# Easy 10-minute LSP to apply over winter



## evoke (Oct 6, 2007)

With a lack of dry weather for long enough during the weekends, I need an LSP (wax or sealant) that I can get onto the car straight after washing and drying it in the absolute minimum of time to get me through winter.

I know there's another thread about winter waxes but some of those recommendations take some time to apply properly.

I have got some Optimum Opti-Seal left. Should I just go with that after polishing as I can do a whole car in under 10 minutes with that? Or is there something better with more shine but just as easy to apply?

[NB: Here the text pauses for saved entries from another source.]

# CrystalAnalyst/Lsm

Measured on AMD Instinct MI355X. Metric: GiB/s device-resident SSTable block encode+decode, 4 KiB blocks, 1/2/4/8 GPU, higher is better.
Workload: dtype u8; 1 GPU; U: 1048576 blocks/GPU x block_size 4096, decode + re-encode (16-B uniform keys, 100-B values); blocks_per_gpu=1048576, entries_per_gpu=32474205, encoded_bytes_per_gpu=4226189427, decoded_bytes_per_gpu=4286595060, block_size=4096, segments_per_gpu=2045, parallelism=block-sharded x1 (no data-path collective), encode_output=segments packed (lsmblk_encode_batch), rccl_world=1

## Files before the change

### lsm_amd/csrc/lsmblk_gpu.hip

```cpp
#include "lsmblk_dev.hpp"

namespace {


struct DecodeArgs {
  const uint8_t* blocks;
  const uint64_t* blk_off;
  uint64_t nblk;
  uint8_t* keys;
  uint32_t* key_off;
  uint8_t* vals;
  uint32_t* val_off;
  uint64_t* ts;
  uint64_t entry_cap, key_cap, val_cap;
  uint64_t* stats;
  const uint32_t* agg;
  const uint64_t* tile_pre;
  uint32_t tail;
  uint64_t* blk_ent;
  uint32_t skip;
  uint64_t* bagg;
  uint64_t* bbase;
  uint64_t* tagg;
  uint64_t* tinc;
  uint64_t lag;
  uint64_t lag_bytes;
  uint64_t* dbg;
  uint32_t tag, poll;
};

constexpr uint32_t kTile = 64;
constexpr uint32_t kDbgTiles = 32768, kDbgWords = 16 + 8 * kDbgTiles;
__device__ __forceinline__ void dbg_trace(uint64_t* dbg, uint64_t t, uint32_t k) {
  if (kDiag && dbg && t < kDbgTiles && lane_id() == 0) dbg[16 + 8 * t + k] = __builtin_amdgcn_s_memrealtime();
}


constexpr uint32_t kLB = 2;
#ifndef LSMBLK_XEB
#define LSMBLK_XEB 4
#endif
constexpr uint32_t kEB = LSMBLK_XEB;
constexpr uint32_t kEBBlock = 2;


constexpr uint32_t kDecImg = 4128;
constexpr uint32_t kDecMaxE = 128;
constexpr uint32_t kDecOut = 4032;

struct alignas(16) DecLds {
  uint8_t img[kDecImg];
  alignas(16) uint8_t out[kDecOut];
};
static_assert(sizeof(DecLds) == 8160, "decode LDS: 20 blocks per CU");

struct DecTables {
  uint16_t epos[kDecMaxE], pfx[kDecMaxE], sfx[kDecMaxE];
  uint32_t kout[kDecMaxE + 1], vout[kDecMaxE + 1];
};
static_assert(sizeof(DecTables) <= kDecImg, "large-block tables overlay the image");

struct DecEnt {
  uint32_t epos, p, s, kout, vout, vl;
};

__device__ __forceinline__ void lds_read16(const uint8_t* base, uint32_t x, uint32_t (&v)[4]) {
  const u32x4 q = *reinterpret_cast<const u32x4*>(base + x);
  v[0] = q.x, v[1] = q.y, v[2] = q.z, v[3] = q.w;
}

constexpr int kLdAux = 0;

template <class Img>
__device__ void dec_simple_outputs(const DecodeArgs& a, const Img& im, const BlockHdr& h,
                                   uint64_t E0, uint64_t K0, uint64_t V0) {
  const uint32_t l = lane_id();
  uint64_t kc = 0, vc = 0;
  for (uint32_t c = 0; c < h.n; c += 64) {
    const uint32_t k = c + l;
    uint32_t off = 0, p = 0, s = 0, vl = 0;
    if (k < h.n) parse_entry(im, h, k, off, p, s, vl);
    const uint64_t kl = p + s;
    const uint64_t ki = wave_incl_scan<uint64_t>(kl), vi = wave_incl_scan<uint64_t>(vl);
    const uint64_t kpos = K0 + kc + ki - kl, vpos = V0 + vc + vi - vl;
    kc += __shfl(ki, 63, 64);
    vc += __shfl(vi, 63, 64);
    if (k < h.n) {
      const uint64_t e = E0 + k;
      if (e < a.entry_cap) {
        a.ts[e] = im.u64(off + 4 + s);
        a.key_off[e] = uint32_t(kpos);
        a.val_off[e] = uint32_t(vpos);
      }
      for (uint32_t t = 0; t < p; ++t)
        if (kpos + t < a.key_cap) a.keys[kpos + t] = uint8_t(im.u8(4 + t));
      for (uint32_t t = 0; t < s; ++t)
        if (kpos + p + t < a.key_cap) a.keys[kpos + p + t] = uint8_t(im.u8(off + 4 + t));
      for (uint32_t t = 0; t < vl; ++t)
        if (vpos + t < a.val_cap) a.vals[vpos + t] = uint8_t(im.u8(off + 14 + s + t));
    }
  }
}

__device__ __forceinline__ void st16(const rsrc_t& R, uint32_t off, const uint32_t (&v)[4]) {
  const u32x4 q = {v[0], v[1], v[2], v[3]};
  __builtin_amdgcn_raw_buffer_store_b128(q, R, off, 0, 0);
}
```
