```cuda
int launch_pyramid(const Geometry& g, const Workspace& ws, int n_images, cudaStream_t s) {
    int launches = 0;
    pad_level0_kernel<<<dim3((g.lv[0].h + 255) / 256, n_images), 256, 0, s>>>(ws.pyr, g.lv[0], g.pyr_image_stride);
    launches++;
    for (int l = 1; l < g.nlevels; l++) {
        const LevelGeom& d = g.lv[l];
        dim3 block(32, 8);
        if (d.x_windowed) {
            dim3 grid((d.w + 8 + 127) / 128, (d.h + 8 * PYR_ROWS - 1) / (8 * PYR_ROWS), n_images);
            pyr_resize_kernel<PYR_ROWS><<<grid, block, 0, s>>>(ws.pyr, ws.pyr, ws.tabs, g.lv[l - 1], d, g.pyr_image_stride);
        } else {
            dim3 grid((d.w + 8 + 3 + 31) / 32, (d.h + 7) / 8, n_images);
            pyr_resize_generic_kernel<<<grid, block, 0, s>>>(ws.pyr, ws.pyr, ws.tabs, g.lv[l - 1], d, g.pyr_image_stride);
        }
        launches++;
    }
    return launches;
}

}
```

Before: 39530.

## Fuse level-0 repack, border padding and Gaussian blur into one producer kernel

Level 0 of the pyramid is now produced by a single kernel that reads the staged or device input, writes it into the pyramid with reflected right-edge padding, and computes the blurred level-0 image in the same pass. The separate repack, pad and device-to-device copy steps are removed, and the blur kernel now skips level 0. The blur kernel tile width becomes 128, with edge lanes doing extra halo loads instead of sacrificing two lanes per warp to the halo. This cuts launches and a full read/write round trip of the largest level, at the cost of extra complexity and an in-place mode for data already in the pyramid.

```diff
diff --git a/orb_slam2_b200/csrc/borb_host.cu b/orb_slam2_b200/csrc/borb_host.cu
--- a/orb_slam2_b200/csrc/borb_host.cu
+++ b/orb_slam2_b200/csrc/borb_host.cu
@@ -169,7 +169,7 @@
         v.inv_scale = e->inv_scale[l];
         v.patch_size = (float)(int)(PATCH * e->scale[l]);
         g.blur_base[l] = btile;
-        btile += ((v.w + BLUR_TILE_W - 1) / BLUR_TILE_W) * ((v.h + BLUR_TILE_H - 1) / BLUR_TILE_H);
+        if (l > 0) btile += ((v.w + BLUR_TILE_W - 1) / BLUR_TILE_W) * ((v.h + BLUR_TILE_H - 1) / BLUR_TILE_H);
         if (l > 0) {
             const int wpad = (v.w + 8 + 3) & ~3;
             v.xtab_off = (unsigned)(tabs.size() / 4);
@@ -291,13 +291,13 @@
     e->ev_pending = 0;
 }
 
-borb_status enqueue_extract(borb_extractor* e, int n) {
+borb_status enqueue_extract(borb_extractor* e, int n, const Level0Source& l0) {
     const Geometry& g = e->geom;
     Workspace& ws = e->ws;
     cudaStream_t s = e->stream;
     BORB_CUDA(cudaMemsetAsync(ws.cand_cnt, 0, (size_t)n * g.nlevels * sizeof(int), s));
     mark(e, 1);
-    e->launches += launch_pyramid(g, ws, n, s);
+    e->launches += launch_pyramid(g, ws, l0, n, s);
     mark(e, 2);
     e->launches += launch_fast(g, ws, n, s);
     mark(e, 3);
@@ -323,7 +323,8 @@
     return BORB_OK;
 }
 
-borb_status upload_slots(borb_extractor* e, const uint8_t* const* slots, int n, int w, int h, int stride, bool stereo_pairs = false) {
+borb_status upload_slots(borb_extractor* e, const uint8_t* const* slots, int n, int w, int h, int stride, Level0Source* l0,
+                         bool stereo_pairs = false) {
     const Geometry& g = e->geom;
     const int ch = e->in_channels;
     if (stride < w * ch) { set_error("stride %d smaller than a row of %d %d-channel pixels", stride, w, ch); return BORB_ERR_INVALID_ARG; }
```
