# andrew-sha/CUDAFluidSimulator

Measured on AMD Instinct MI355X. Metric: particle-steps/sec (first 41 of the 100 steps of -m time), higher is better.
Workload: dtype f32

## Files before the change

### cudafluidsimulator_amd/csrc/sweep_common.h

```cpp
#pragma once
#include "sph_device.h"

#define SW_THREADS 256
#define SW_WAVES (SW_THREADS / SPH_WAVE)
#ifndef SW_UNROLL
#define SW_UNROLL 4
#endif
#ifndef SW_CAP
#define SW_CAP 384
#endif
#ifndef SW_QCAP
#define SW_QCAP 32
#endif

__device__ __forceinline__ int3 sweep_cell(const DevParams &P, float x, float y,
                                           float z) {
    int3 c;
    c.x = min(max((int)(x / P.h), 0), P.D - 1);
    c.y = min(max((int)(y / P.h), 0), P.D - 1);
    c.z = min(max((int)(z / P.h), 0), P.D - 1);
    return c;
}

__device__ __forceinline__ void load_runs(const DevParams &P,
                                          const int2 *__restrict__ cellRange,
                                          int3 c, bool valid, int (&js)[9],
                                          int (&je)[9]) {
    const int x0 = max(c.x - 1, 0), x1 = min(c.x + 1, P.D - 1);
    const int xm = min(x0 + 1, x1);
    int2 r0[9], r1[9], r2[9];
#pragma unroll
    for (int r = 0; r < 9; ++r) {
        const int sz = min(max(c.z + (r / 3 - 1), 0), P.D - 1);
        const int sy = min(max(c.y + (r % 3 - 1), 0), P.D - 1);
        const int base = sy * P.D + sz * P.D * P.D;
        r0[r] = cellRange[base + x0];
        r1[r] = cellRange[base + xm];
        r2[r] = cellRange[base + x1];
    }
#pragma unroll
    for (int r = 0; r < 9; ++r) {
        const int sz = c.z + (r / 3 - 1), sy = c.y + (r % 3 - 1);
        const bool inGrid = valid && sy >= 0 && sy < P.D && sz >= 0 && sz < P.D;
        const bool n0 = r0[r].y > r0[r].x, n1 = r1[r].y > r1[r].x, n2 = r2[r].y > r2[r].x;
        const bool any = inGrid && (n0 | n1 | n2);
        const int s = n0 ? r0[r].x : (n1 ? r1[r].x : r2[r].x);
        const int e = n2 ? r2[r].y : (n1 ? r1[r].y : r0[r].y);
        js[r] = any ? s : 0;
        je[r] = any ? e : 0;
    }
}


__device__ __forceinline__ void density_pair(const DevParams &P, float pix, float piy,
                                             float piz, float4 pj, float &rho) {
    float dx = pix - pj.x;
    float dy = piy - pj.y;
    float dz = piz - pj.z;
    float dist2 = dx * dx + dy * dy + dz * dz;
    if (!(dist2 > P.h2)) {
        float diff = P.h2 - dist2;
        rho += SPH_MASS * (P.dcoef * diff * diff * diff);
    }
}

struct ForceAcc {
    float fx, fy, fz;
};

__device__ __forceinline__ float sw_recip_refined(float b) {
    const float r0 = __builtin_amdgcn_rcpf(b);
    const float e0 = __builtin_fmaf(-b, r0, 1.0f);
    return __builtin_fmaf(e0, r0, r0);
}
__device__ __forceinline__ float sw_div_with(float a, float b, float r1) {
    const float q0 = a * r1;
    const float e1 = __builtin_fmaf(-b, q0, a);
    const float q1 = __builtin_fmaf(e1, r1, q0);
    const float e2 = __builtin_fmaf(-b, q1, a);
    return __builtin_fmaf(e2, r1, q1);
}
__device__ __forceinline__ float sw_sqrt(float x) {
    const float s = __builtin_amdgcn_sqrtf(x);
    const float sm = __int_as_float(__float_as_int(s) - 1);
    const float sp = __int_as_float(__float_as_int(s) + 1);
    const float tm = __builtin_fmaf(-sm, s, x);
    const float tp = __builtin_fmaf(-sp, s, x);
    float r = (0.f >= tm) ? sm : s;
    r = (0.f < tp) ? sp : r;
    return r;
}
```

Ideally I need an LSP that's better than a QD and offers some protection over winter but can be applied in under 10 minutes to the whole car.


----------



## Demetrios72 (Jun 27, 2011)

Collinite 845

Quick , easy , durable and a fantastic finish :thumb:


A really nice winter LSP


----------



## AndyA4TDI (May 7, 2012)

C2V3, can do a car in ten minutes with it.


----------



## Avanti (Jan 17, 2006)

evoke said:


> With a lack of dry weather for long enough during the weekends, I need an LSP (wax or sealant) that I can get onto the car straight after washing and drying it in the absolute minimum of time to get me through winter.
> 
> I know there's another thread about winter waxes but some of those recommendations take some time to apply properly.
> 
> ...


Yes I have seen the thread, do consider spray waxes, they last longer than you would expect and are quick to apply , many you can apply without fully drying the car 1st. 
AG Aqua wax lasts well and great for wheels too.
Autochem although £1 from Asda when available is one not to be sniffed at, Armorall wax gel is good but not available anymore to name 3.


----------



## Trip tdi (Sep 3, 2008)

Artdeshine Nano Gloss paint sealant, oozes deep shine and super easy to use, 15 minutes is all it takes and you adjust the level of gloss and protection by additional layers.


----------



## evoke (Oct 6, 2007)

Avanti said:


> Yes I have seen the thread, do consider spray waxes, they last longer than you would expect and are quick to apply , many you can apply without fully drying the car 1st.
> AG Aqua wax lasts well and great for wheels too.
> Autochem although £1 from Asda when available is one not to be sniffed at, Armorall wax gel is good but not available anymore to name 3.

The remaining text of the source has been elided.